Podobne
- Strona startowa
- Chmielowski Benedykt Nowe Ateny
- Trollope Joanna Najlepsi przyjaciele
- J.Chmielewska Slepe szczescie
- J.Chmielewska Skarby
- Lesio
- Chmielewska Joanna Florencja Corka Diabla (www.ksi
- Chmielewska Joanna Nawiedzony Dom (www.ksiazki4u.p
- Chmielewska Joanna Krowa Niebianska (www.ksiazki4u
- Getting Started with Data Warehouse and Business Intelligence
- Cyceron Filipiki
- zanotowane.pl
- doc.pisz.pl
- pdf.pisz.pl
- pero.xlx.pl
Cytat
Do celu tam się wysiada.
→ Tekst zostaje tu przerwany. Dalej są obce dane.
+            const uint32_t t = tf0; tf0 = tf1; tf1 = t;
+        }
+        if constexpr (PREFETCH) {
+            const uint32_t nrn = hj_uniform(d_rn[par ^ 1]);
+            if (hj_uniform(d_item[par ^ 1]) < total_items && nrn != DEFER && nrn != 0) {
+                const u64 nrb = hj_uniform(d_rb[par ^ 1]);
+                have = true;
+#pragma unroll
+                for (int j = 0; j < RB; ++j) {
+                    const uint32_t i = (uint32_t)j * BLOCK + tid;
+                    br[j] = 0;
+                    if (i < nrn) br[j] = r64[nrb + i];
+                }
+            }
+        }
+        if (hj_uniform(cuckoo_failed)) {
+            if (tid == 0) defer(w);
+        } else {
+            const uint32_t nslices = nslices_word & 0xFFFFFFu, pieces = 1 + (nslices_word >> 24);
+            for (uint32_t c = 0; c < pieces; ++c) {
+                const u64 b = a.soff[(u64)c * P + q], e = a.send[(u64)c * P + q];
+                const u64 len = e - b;
+                if (len == 0) continue;
+                const u64 gb = a.s_align + b + (len * slice) / nslices;
+                const u64 ge = a.s_align + b + (len * (slice + 1)) / nslices;
+                const u64 base = gb & ~3ull;
+                const uint32_t lead = (uint32_t)(gb - base), end = (uint32_t)(ge - base);
+                const uint4 *__restrict__ s4 = sk4 + (base >> 1);
+                for (uint32_t o0 = tid * 4; o0 < end; o0 += (uint32_t)BLOCK * 4 * BATCH) {
+                    uint4 kk[BATCH], vv[BATCH];
+#pragma unroll
+                    for (int u = 0; u < BATCH; ++u) {
+                        const uint32_t o = o0 + (uint32_t)u * BLOCK * 4;
+                        kk[u] = make_uint4(0, 0, 0, 0); vv[u] = kk[u];
+                        if (o < end) { kk[u] = hj_load_nt(s4 + (o >> 1)); vv[u] = hj_load_nt(s4 + (o >> 1) + 1); }
+                    }
+#pragma unroll
+                    for (int u = 0; u < BATCH; ++u) {
+                        const uint32_t o = o0 + (uint32_t)u * BLOCK * 4;
+                        if (o >= end) break;
+                        uint32_t key[4] = {kk[u].x, kk[u].z, vv[u].x, vv[u].z};
+                        const uint32_t val[4] = {kk[u].y, kk[u].w, vv[u].y, vv[u].w};
+                        if (o < lead || o + 4 > end) {
+#pragma unroll
+                            for (int j = 0; j < 4; ++j) if (o + j < lead || o + j >= end) key[j] = other;
+                        }
+                        u64 t1[4], t2[4];
+#pragma unroll
+                        for (int j = 0; j < 4; ++j) {
+                            const uint2 at = hj_cuckoo_slots<LOG2SLOTS>(key[j], tf0, tf1);
+                            t1[j] = tab64[at.x];
+                            t2[j] = tab64[at.y];
+                        }
+                        uint32_t n = 0;
+                        bool twice = false;
+#pragma unroll
+                        for (int j = 0; j < 4; ++j) {
+                            const bool h1 = (uint32_t)t1[j] == key[j], h2 = (uint32_t)t2[j] == key[j];
+                            const bool hit = h1 || h2;
+                            n += hit ? 1u : 0u;
+                            agg_add(k_lo, k_hi, hit ? key[j] : 0u);
+                            agg_add(o_lo, o_hi, hit ? val[j] : 0u);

Lec Stanisław Jerzy (pierw. de Tusch-Letz, 1909-1966)
A bogowie grają w kości i nie pytają wcale czy chcesz przyłączyć się do gry (. . . ) Bogowie kpią sobie z twojego poukładanego życia (. . . ) nie przejmują się zbytnio ani naszymi planami na przyszłość ani oczekiwaniami. Gdzieś we wszechświecie rzucają kości i przypadkiem wypada twoja kolej. I odtąd zwyciężyć lub przegrać - to tylko kwestia szczęścia. Borys Pasternak
Idąc po kurzych jajach nie podskakuj. Przysłowie szkockie
I Herkules nie poradzi przeciwko wielu.
Dialog półinteligentów równa się monologowi ćwierćinteligenta. Stanisław Jerzy Lec (pierw. de Tusch - Letz, 1909-1966)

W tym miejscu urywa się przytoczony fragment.